@@ -176,7 +177,8 @@
                                       const float* d_weights1, const float* d_weights2, const float* d_density_extra, void* field_workspace,
                                       int64_t field_workspace_bytes, void* prop_workspace0, int64_t prop_workspace_bytes0, void* prop_workspace1,
                                       int64_t prop_workspace_bytes1, float* tmp, float* d_origins, float* d_directions, int32_t prop_enc_saved,
-                                      bool render_bwd_done, const PoseFinishArgs* fold_cowork, bool* fold_cowork_taken, tn_stream_t stream) {
+                                      bool render_bwd_done, const PoseFinishArgs* fold_cowork, bool* fold_cowork_taken, tn_stream_t stream,
+                                      const FoldAdamHost* fold_adam = nullptr) {
   if (fold_cowork_taken) *fold_cowork_taken = false;
   if (N == 0) return TN_OK;
   TN_REQUIRE(field && origins && directions && camera_indices && fwd_out && d_comp && d_weights2 && field_workspace && tmp,
@@ -222,7 +224,7 @@
   }
   rc = tn_field_bwd_phase_ex(field, o, d, camera_indices, at(TRO_E2), d_dens, d_rgb, N, S2, field_workspace, field_workspace_bytes, d_origins, d_directions,
                              TN_BWD_MLP | TN_BWD_SCATTER | TN_BWD_JOIN | (prop_grad ? TN_BWD_FORK_DPOS : 0), 0, field->grid.num_levels,
-                             prop_grad ? nullptr : fold_cowork, fold_cowork_taken, stream);
+                             prop_grad ? nullptr : fold_cowork, fold_cowork_taken, stream, fold_adam);
   if (prop_grad) { tn_join_n(st, 1); tn_join_n(st, 2); }
   return rc ? rc : (rc0 ? rc0 : rc1);
 }
@@ -320,6 +322,67 @@
                                         stream))) {
     return rc;
   }
+  int nr = a->num_ranges, fa_range = -1;
+  int64_t r_off[TN_TRAIN_STEP_MAX_RANGES + 2], r_cnt[TN_TRAIN_STEP_MAX_RANGES + 2];
+  int32_t r_step[TN_TRAIN_STEP_MAX_RANGES + 2], r_ms[TN_TRAIN_STEP_MAX_RANGES + 2], r_fl[TN_TRAIN_STEP_MAX_RANGES + 2];
+  double r_lr[TN_TRAIN_STEP_MAX_RANGES + 2], r_lf[TN_TRAIN_STEP_MAX_RANGES + 2];
+  for (int k = 0; k < nr; ++k) {
+    r_off[k] = a->offsets[k]; r_cnt[k] = a->counts[k]; r_step[k] = a->steps[k]; r_ms[k] = a->sched_max_steps[k]; r_fl[k] = a->flag_index[k];
+    r_lr[k] = a->lrs[k]; r_lf[k] = a->lr_finals[k];
+  }
+  FoldAdamHost fad{};
+  static const bool fold_adam_on = [] { const char* e = getenv("TN_FOLD_ADAM"); return !(e && e[0] == '0'); }();
+  if (fold_adam_on && nr > 0 && tn_fold_adam_takes(a->field->grid, a->N * (int64_t)a->S2, a->field_workspace)) {
+    const TnGrid& g = a->field->grid;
****************
=== Description of the task ===
Quote every line from the beginning of the entries up to and including the line that contains "fold_cowork, fold_cowork_taken, stream);".

=== Answer below ===
@@ -176,7 +177,8 @@
                                       const float* d_weights1, const float* d_weights2, const float* d_density_extra, void* field_workspace,
                                       int64_t field_workspace_bytes, void* prop_workspace0, int64_t prop_workspace_bytes0, void* prop_workspace1,
                                       int64_t prop_workspace_bytes1, float* tmp, float* d_origins, float* d_directions, int32_t prop_enc_saved,
-                                      bool render_bwd_done, const PoseFinishArgs* fold_cowork, bool* fold_cowork_taken, tn_stream_t stream) {
+                                      bool render_bwd_done, const PoseFinishArgs* fold_cowork, bool* fold_cowork_taken, tn_stream_t stream,
+                                      const FoldAdamHost* fold_adam = nullptr) {
   if (fold_cowork_taken) *fold_cowork_taken = false;
   if (N == 0) return TN_OK;
   TN_REQUIRE(field && origins && directions && camera_indices && fwd_out && d_comp && d_weights2 && field_workspace && tmp,
@@ -222,7 +224,7 @@
   }
   rc = tn_field_bwd_phase_ex(field, o, d, camera_indices, at(TRO_E2), d_dens, d_rgb, N, S2, field_workspace, field_workspace_bytes, d_origins, d_directions,
                              TN_BWD_MLP | TN_BWD_SCATTER | TN_BWD_JOIN | (prop_grad ? TN_BWD_FORK_DPOS : 0), 0, field->grid.num_levels,
-                             prop_grad ? nullptr : fold_cowork, fold_cowork_taken, stream);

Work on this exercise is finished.